What lines of the data hold the string "mlast"? Pull each one out.

::: Provided information :::

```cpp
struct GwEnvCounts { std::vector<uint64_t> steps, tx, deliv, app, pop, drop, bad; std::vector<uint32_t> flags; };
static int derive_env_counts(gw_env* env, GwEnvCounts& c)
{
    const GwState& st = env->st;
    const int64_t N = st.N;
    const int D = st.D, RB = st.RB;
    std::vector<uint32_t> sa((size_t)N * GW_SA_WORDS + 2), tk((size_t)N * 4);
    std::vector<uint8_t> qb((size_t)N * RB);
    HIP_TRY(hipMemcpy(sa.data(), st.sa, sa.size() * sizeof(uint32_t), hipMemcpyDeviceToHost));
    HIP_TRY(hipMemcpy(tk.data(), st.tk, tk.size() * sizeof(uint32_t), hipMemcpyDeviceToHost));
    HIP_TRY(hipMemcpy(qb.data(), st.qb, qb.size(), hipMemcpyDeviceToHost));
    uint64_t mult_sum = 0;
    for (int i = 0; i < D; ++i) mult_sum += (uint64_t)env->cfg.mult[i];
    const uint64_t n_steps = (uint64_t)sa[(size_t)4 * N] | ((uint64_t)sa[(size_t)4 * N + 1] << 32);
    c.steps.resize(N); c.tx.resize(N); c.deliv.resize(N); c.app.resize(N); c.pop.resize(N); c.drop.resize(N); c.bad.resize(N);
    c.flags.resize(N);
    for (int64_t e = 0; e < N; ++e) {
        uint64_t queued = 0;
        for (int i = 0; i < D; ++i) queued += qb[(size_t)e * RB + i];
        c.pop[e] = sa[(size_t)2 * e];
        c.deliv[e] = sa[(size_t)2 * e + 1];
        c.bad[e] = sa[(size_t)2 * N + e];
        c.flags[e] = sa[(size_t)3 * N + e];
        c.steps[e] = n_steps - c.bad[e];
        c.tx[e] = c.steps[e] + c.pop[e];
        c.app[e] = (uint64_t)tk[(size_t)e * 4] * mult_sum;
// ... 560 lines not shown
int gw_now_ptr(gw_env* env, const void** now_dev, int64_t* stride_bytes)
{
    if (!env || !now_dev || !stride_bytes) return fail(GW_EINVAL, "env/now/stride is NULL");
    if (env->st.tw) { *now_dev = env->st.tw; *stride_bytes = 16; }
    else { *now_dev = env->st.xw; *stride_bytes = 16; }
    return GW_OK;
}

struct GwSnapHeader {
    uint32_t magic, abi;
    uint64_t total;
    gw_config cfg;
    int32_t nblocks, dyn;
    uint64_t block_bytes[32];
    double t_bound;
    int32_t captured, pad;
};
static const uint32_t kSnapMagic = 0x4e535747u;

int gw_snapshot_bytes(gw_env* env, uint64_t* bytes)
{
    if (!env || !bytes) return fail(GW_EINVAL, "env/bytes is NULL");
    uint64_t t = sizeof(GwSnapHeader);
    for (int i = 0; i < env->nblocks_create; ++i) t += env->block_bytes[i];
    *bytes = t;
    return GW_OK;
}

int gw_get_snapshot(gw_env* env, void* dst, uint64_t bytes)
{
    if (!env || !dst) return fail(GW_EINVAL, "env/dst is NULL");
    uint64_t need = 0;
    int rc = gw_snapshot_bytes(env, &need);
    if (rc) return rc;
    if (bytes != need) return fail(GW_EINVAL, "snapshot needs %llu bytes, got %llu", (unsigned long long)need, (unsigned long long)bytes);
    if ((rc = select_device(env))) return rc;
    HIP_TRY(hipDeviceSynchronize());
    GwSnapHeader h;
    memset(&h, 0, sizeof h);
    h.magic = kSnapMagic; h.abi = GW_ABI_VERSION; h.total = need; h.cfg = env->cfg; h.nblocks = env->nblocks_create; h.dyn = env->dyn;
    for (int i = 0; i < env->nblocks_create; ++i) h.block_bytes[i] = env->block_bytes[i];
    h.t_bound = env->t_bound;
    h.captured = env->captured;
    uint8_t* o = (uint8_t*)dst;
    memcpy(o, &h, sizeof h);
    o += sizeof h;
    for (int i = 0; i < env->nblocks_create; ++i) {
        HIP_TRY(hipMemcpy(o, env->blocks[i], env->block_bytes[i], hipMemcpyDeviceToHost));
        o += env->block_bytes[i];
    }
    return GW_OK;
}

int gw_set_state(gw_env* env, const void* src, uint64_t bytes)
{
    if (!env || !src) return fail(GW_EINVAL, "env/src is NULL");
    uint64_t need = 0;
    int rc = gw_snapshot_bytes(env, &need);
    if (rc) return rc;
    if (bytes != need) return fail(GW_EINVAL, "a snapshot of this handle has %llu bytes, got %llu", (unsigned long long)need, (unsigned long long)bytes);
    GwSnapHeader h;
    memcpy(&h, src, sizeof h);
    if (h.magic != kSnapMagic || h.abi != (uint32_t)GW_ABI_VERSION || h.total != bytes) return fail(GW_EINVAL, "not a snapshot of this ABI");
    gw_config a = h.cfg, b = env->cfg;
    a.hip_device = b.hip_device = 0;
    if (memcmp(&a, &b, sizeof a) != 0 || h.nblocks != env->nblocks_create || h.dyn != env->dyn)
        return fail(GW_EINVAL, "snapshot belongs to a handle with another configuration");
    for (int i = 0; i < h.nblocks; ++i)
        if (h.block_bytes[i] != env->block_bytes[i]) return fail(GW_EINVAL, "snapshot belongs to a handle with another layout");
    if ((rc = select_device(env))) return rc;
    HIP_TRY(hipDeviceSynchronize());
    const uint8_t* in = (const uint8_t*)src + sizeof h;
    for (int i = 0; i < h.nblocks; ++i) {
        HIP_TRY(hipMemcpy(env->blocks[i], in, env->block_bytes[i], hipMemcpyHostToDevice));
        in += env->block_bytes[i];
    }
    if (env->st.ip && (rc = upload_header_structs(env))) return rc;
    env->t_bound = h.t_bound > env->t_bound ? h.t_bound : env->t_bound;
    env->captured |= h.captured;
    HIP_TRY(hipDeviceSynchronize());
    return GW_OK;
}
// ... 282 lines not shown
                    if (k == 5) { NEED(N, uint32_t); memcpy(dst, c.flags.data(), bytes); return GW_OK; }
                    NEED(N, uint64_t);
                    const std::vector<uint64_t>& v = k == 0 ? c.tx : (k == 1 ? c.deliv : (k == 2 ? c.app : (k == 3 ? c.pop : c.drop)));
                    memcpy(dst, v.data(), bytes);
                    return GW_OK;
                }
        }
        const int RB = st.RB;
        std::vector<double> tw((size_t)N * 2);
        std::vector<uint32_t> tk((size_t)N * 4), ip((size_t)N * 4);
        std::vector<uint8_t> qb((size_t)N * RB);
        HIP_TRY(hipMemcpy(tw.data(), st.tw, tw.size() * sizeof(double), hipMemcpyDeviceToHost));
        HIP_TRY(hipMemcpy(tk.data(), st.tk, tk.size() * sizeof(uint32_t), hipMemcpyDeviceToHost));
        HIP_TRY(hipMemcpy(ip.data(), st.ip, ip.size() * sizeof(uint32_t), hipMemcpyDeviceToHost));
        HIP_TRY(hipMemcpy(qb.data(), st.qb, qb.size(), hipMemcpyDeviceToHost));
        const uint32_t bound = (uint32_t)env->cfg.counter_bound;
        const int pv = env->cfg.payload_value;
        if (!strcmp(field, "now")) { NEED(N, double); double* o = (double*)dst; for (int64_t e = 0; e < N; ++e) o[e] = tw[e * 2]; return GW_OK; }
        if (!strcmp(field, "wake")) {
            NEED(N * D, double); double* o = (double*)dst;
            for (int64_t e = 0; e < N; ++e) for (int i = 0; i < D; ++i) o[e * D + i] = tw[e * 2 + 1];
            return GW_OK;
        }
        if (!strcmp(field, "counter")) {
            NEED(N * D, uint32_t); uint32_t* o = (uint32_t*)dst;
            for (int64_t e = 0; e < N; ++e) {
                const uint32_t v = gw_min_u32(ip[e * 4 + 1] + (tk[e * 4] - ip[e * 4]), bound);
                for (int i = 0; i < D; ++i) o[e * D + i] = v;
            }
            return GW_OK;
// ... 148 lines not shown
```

:::
::: Provided information :::

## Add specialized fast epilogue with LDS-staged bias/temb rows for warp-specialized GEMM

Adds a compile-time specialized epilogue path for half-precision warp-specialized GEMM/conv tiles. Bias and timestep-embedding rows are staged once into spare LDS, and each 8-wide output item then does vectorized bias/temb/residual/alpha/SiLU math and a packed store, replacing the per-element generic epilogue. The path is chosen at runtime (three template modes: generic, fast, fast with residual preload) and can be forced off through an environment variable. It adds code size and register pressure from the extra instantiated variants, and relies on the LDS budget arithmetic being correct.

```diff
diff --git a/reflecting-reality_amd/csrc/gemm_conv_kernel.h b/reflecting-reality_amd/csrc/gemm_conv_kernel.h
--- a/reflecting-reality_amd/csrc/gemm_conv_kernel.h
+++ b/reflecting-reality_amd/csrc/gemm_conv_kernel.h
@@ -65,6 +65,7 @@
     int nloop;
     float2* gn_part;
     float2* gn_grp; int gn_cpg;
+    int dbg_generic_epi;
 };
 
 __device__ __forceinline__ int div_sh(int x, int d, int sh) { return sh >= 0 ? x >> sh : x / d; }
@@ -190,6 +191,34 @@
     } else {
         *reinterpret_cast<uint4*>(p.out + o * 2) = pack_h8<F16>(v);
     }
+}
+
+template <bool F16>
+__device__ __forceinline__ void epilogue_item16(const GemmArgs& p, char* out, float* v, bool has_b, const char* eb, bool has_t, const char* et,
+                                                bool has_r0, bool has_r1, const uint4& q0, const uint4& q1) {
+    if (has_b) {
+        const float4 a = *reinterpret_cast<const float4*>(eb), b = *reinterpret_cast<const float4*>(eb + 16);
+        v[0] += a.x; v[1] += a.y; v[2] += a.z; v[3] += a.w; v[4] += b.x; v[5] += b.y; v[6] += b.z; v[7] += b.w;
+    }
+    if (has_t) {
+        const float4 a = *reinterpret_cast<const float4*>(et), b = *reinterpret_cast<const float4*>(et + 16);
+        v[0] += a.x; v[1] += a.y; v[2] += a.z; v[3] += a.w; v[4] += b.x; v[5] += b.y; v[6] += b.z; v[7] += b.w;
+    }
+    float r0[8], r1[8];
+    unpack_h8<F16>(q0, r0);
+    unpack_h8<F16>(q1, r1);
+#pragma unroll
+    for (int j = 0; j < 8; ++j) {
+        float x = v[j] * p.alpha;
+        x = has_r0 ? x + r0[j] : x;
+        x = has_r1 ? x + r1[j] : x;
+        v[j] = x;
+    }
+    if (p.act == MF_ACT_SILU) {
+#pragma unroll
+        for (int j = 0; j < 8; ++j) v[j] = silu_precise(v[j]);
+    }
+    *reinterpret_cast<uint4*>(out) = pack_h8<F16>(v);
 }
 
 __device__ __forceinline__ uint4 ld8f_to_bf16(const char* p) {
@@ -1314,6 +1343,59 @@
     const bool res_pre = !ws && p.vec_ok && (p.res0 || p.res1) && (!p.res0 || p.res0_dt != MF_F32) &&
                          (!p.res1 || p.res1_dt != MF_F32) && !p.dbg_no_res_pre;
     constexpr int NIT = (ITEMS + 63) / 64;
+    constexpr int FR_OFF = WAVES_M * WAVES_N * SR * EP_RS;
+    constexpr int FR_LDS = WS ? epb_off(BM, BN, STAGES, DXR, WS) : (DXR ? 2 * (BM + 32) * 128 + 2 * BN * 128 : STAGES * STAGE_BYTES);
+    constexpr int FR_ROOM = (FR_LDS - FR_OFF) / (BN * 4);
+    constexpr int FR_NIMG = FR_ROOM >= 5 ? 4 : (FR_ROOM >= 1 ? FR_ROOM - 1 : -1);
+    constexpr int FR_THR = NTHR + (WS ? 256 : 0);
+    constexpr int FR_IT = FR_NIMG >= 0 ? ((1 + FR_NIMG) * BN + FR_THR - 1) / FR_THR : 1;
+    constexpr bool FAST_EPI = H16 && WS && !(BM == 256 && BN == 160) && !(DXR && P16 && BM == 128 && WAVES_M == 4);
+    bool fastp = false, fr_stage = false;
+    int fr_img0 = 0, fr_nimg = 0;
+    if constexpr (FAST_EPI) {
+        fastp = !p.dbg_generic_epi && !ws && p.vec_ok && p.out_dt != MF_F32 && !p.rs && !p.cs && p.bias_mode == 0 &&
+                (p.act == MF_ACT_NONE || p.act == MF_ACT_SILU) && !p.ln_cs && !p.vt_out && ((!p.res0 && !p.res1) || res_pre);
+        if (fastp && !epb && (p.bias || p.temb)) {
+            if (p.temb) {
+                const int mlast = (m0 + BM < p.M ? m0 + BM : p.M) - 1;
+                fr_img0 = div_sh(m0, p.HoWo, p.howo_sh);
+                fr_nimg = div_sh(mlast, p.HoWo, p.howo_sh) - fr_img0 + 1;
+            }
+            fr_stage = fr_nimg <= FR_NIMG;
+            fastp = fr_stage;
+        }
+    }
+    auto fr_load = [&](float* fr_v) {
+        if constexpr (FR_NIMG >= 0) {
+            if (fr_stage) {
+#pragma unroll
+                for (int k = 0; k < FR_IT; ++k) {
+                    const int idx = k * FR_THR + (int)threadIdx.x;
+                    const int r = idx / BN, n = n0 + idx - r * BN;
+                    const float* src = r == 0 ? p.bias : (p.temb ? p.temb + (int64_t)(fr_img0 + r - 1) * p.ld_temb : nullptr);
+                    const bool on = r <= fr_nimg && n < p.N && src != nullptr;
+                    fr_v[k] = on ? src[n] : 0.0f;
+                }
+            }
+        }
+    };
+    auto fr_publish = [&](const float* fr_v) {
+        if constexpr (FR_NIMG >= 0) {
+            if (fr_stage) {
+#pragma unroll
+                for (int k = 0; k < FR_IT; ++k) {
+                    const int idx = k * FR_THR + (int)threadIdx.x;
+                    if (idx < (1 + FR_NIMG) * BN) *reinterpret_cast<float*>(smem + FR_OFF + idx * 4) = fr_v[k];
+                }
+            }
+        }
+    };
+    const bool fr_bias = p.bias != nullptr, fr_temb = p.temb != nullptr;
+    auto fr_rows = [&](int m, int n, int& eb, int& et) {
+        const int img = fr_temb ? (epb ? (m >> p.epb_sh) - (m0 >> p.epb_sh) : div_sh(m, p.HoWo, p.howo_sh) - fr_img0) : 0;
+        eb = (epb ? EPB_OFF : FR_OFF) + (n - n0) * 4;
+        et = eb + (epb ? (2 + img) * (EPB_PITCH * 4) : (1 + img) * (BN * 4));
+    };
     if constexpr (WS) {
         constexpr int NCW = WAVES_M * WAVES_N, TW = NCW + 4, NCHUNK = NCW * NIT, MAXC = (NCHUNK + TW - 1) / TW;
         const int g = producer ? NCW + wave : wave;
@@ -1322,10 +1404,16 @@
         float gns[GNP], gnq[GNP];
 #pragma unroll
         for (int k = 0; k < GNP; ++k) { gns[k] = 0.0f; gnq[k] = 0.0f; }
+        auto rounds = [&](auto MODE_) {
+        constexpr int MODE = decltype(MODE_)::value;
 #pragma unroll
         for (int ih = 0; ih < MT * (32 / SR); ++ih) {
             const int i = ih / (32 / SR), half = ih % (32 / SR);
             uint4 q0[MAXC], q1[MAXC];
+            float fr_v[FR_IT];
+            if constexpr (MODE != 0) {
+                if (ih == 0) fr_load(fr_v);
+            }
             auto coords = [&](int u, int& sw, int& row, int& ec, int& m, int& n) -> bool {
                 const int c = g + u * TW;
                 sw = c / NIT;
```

:::

* **Expected output**
+                const int mlast = (m0 + BM < p.M ? m0 + BM : p.M) - 1;
+                fr_nimg = div_sh(mlast, p.HoWo, p.howo_sh) - fr_img0 + 1;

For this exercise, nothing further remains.